Tin in the News (24 January 2013)
Source:  ITRI Ltd

The following is a summary of the information circulated by ITRI Ltd.  For more details and the original text please visit http://www.itri.co.uk.


Reuters poll picks out tin (24 Jan 2013)


The latest six-monthly survey of metals analysts published this week by Reuters identifies tin as the LME metal most likely to have a higher annual average price in 2013 and 2014 compared to last year.

The mean of 21 analysts’ forecast of the average 2013 LME tin price was US$23,422/tonne, while the median forecast was US$23,800/tonne.  For 2014 the mean and median values from 16 forecasts were US$24,421/tonne and US$24,956/tonne, respectively.

China refined tin trade patterns changing (23 Jan 2013)

China imported 1,908t of refined tin in December 2012, down by 33% month-on-month and 44% year-on-year.  The price differentials between China and LME in December and January have been very narrow and not profitable for general imports.  As such refined imports are expected to remain weak in the next few months.

Domestic Chinese tin prices have lagged further behind the latest rally in LME prices since December and this is starting to encourage export.  The latest official figures show that China exported 373t of refined tin in December, the highest monthly export volume in 2012.

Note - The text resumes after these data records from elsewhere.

@@ -762,18 +767,18 @@
     uint16_t *scratch = reinterpret_cast<uint16_t *>(warp_area);
     uint8_t *stage = warp_area + 512;
     const uint2 *gam = lc.gam;
-    const LaneTwiddles &tw = lc.tw;
-    const uint32_t pw = lc.pw;
+    const TwiddlesC &tw = lc.tw;
+    const uint32_t *pw = lc.pw;
 
     constexpr int kCmpWords = MatvecOperands<P>::kCmpWords;
 #pragma unroll 1
     for (int grp = warp; grp < 32; grp += K) {
         const int gg = s_gg[grp];
-        uint32_t v[8 * K], cw8[8], cmpw[kCmpWords], ev4[4];
+        uint32_t v[8 * K], cw4[4], cmpw[kCmpWords], ev4[4];
 #pragma unroll
         for (int i = 0; i < 8 * K; i++) v[i] = nx.v[i];
 #pragma unroll
-        for (int i = 0; i < 8; i++) cw8[i] = nx.cw[i];
+        for (int i = 0; i < 4; i++) cw4[i] = nx.cw[i];
 #pragma unroll
         for (int i = 0; i < kCmpWords; i++) cmpw[i] = nx.cmp[i];
 #pragma unroll
@@ -796,7 +801,7 @@
                 basemul_acc(acc[2 * r], acc[2 * r + 1], a0, a1, v[8 * j + 2 * r], v[8 * j + 2 * r + 1], gam[r]);
             }
         }
-        matvec_row_tail<P, MODE>(g, item, row, acc, cw8, cmpw, ev4, scratch, stage, lane, tw, pw);
+        matvec_row_tail<P, MODE>(g, item, row, acc, cw4, cmpw, ev4, scratch, stage, lane, tw, pw);
     }
 }
 
@@ -964,11 +969,11 @@
         for (int j = 0; j < K; j++)
 #pragma unroll
             for (int r = 0; r < 4; r++) aw[4 * j + r] = __ldg(arow + 128 * j + lane + 32 * r);
-        uint32_t v[8 * K], cw8[8], cmpw[kCmpWords], ev4[4];
+        uint32_t v[8 * K], cw4[4], cmpw[kCmpWords], ev4[4];
 #pragma unroll
         for (int i = 0; i < 8 * K; i++) v[i] = nx.v[i];
 #pragma unroll
-        for (int i = 0; i < 8; i++) cw8[i] = nx.cw[i];
+        for (int i = 0; i < 4; i++) cw4[i] = nx.cw[i];
 #pragma unroll
         for (int i = 0; i < kCmpWords; i++) cmpw[i] = nx.cmp[i];
 #pragma unroll
@@ -982,7 +987,7 @@
 #pragma unroll
             for (int r = 0; r < 4; r++)
                 basemul_acc(acc[2 * r], acc[2 * r + 1], aw[4 * j + r] & 0xFFFFu, aw[4 * j + r] >> 16, v[8 * j + 2 * r], v[8 * j + 2 * r + 1], lc.gam[r]);
-        matvec_row_tail<P, MODE>(g, item, row, acc, cw8, cmpw, ev4, scratch, stage, lane, lc.tw, lc.pw);
+        matvec_row_tail<P, MODE>(g, item, row, acc, cw4, cmpw, ev4, scratch, stage, lane, lc.tw, lc.pw);
     }
 }
 
@@ -1060,9 +1065,9 @@
     uint2 gam[4];
 #pragma unroll
     for (int i = 0; i < 4; i++) gam[i] = lane_gamma(4 * lane + i);
-    LaneTwiddles tw;
-    load_lane_twiddles_inv<kFmaPipe>(tw, lane);
-    const uint32_t pw = nibble_weight(lane & 7);
+    TwiddlesC tw;
+    load_twiddles_c_inv<kFmaPipe>(tw, lane);
+    const uint32_t pw[2] = {nibble_weight(2 * (lane & 3)), nibble_weight(2 * (lane & 3) + 1)};
     auto fetch = [&](int item, int b) {
         uint8_t *buf = inbuf + b * kBufBytes;
         mbar_expect_tx(bar + b, kRowsBytes + kVecBytes);
@@ -1081,12 +1086,11 @@
         const uint16_t *yv = reinterpret_cast<const uint16_t *>(rows + kRowsBytes);
         const uint32_t *codes = g.addc + g.addc_stride * item + 32 * K;
         const uint32_t *mw = reinterpret_cast<const uint32_t *>(g.m + 32 * (size_t)item);
-        uint32_t cw8[8], mw8[8];
-#pragma unroll
-        for (int r = 0; r < 8; r++) {
-            cw8[r] = __ldg(codes + (lane >> 3) + 4 * r);
-            mw8[r] = __ldg(mw + r);
-        }
+        uint32_t cw4[4], mw8[8];
+#pragma unroll
+        for (int r = 0; r < 8; r++) mw8[r] = __ldg(mw + r);
+#pragma unroll
+        for (int r = 0; r < 4; r++) cw4[r] = __ldg(codes + 8 * r + (lane >> 2));
         uint32_t acc[8];
 #pragma unroll
         for (int r = 0; r < 8; r++) acc[r] = 0;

China’s concentrate imports (gross weight) rose to 3,100t in December, up from 2,700t in November, pushing the annual total for 2012 to some 32,400t.


Kazakhstan tinplate production continues to decline (15 Jan 2013)

According to official data released by the Kazakh Statistics Agency, national tinplate production fell by 28.7% to 147,385 tonnes in 2012, the third consecutive year of decline.  AcelorMittal Temirtau is Kazakhstan’s sole steel and tinplate producer and has three tinning lines with a combined capacity of 375,000 tpy.  Sales have been affected by international sanctions on Iran, one of its major markets.


Challenging the Conflict Minerals Rule (18 Jan 2013)

On 16th January 2013, a group of associations, the Business Roundtable, US Chamber of Commerce, and the National Association of Manufacturer filed their opening remarks in the process to request a review of the SEC’s conflict minerals rule.  The 198-page document described the key issues and argued that:

•    the cost estimated by SEC was underestimated
•    a financial burden of that size should not be impose without determining whether the rules will yield any benefits
•    SEC had itself admitted it didn’t know if the rules would benefit the people of DRC and its surrounding region
•    the rules violated companies’ US First Amendment rights by compelling them to publicly state their products are “not DRC conflict free” even if such a disclosure is false and is simply reflecting the difficulty and inability of companies to fully trace their supply chains to determine the minerals’ origins.
•    the SEC was wrong to conclude that it could create a de minimis exception to the rule and that the “reasonable country of origin inquiry” is unreasonably stringent.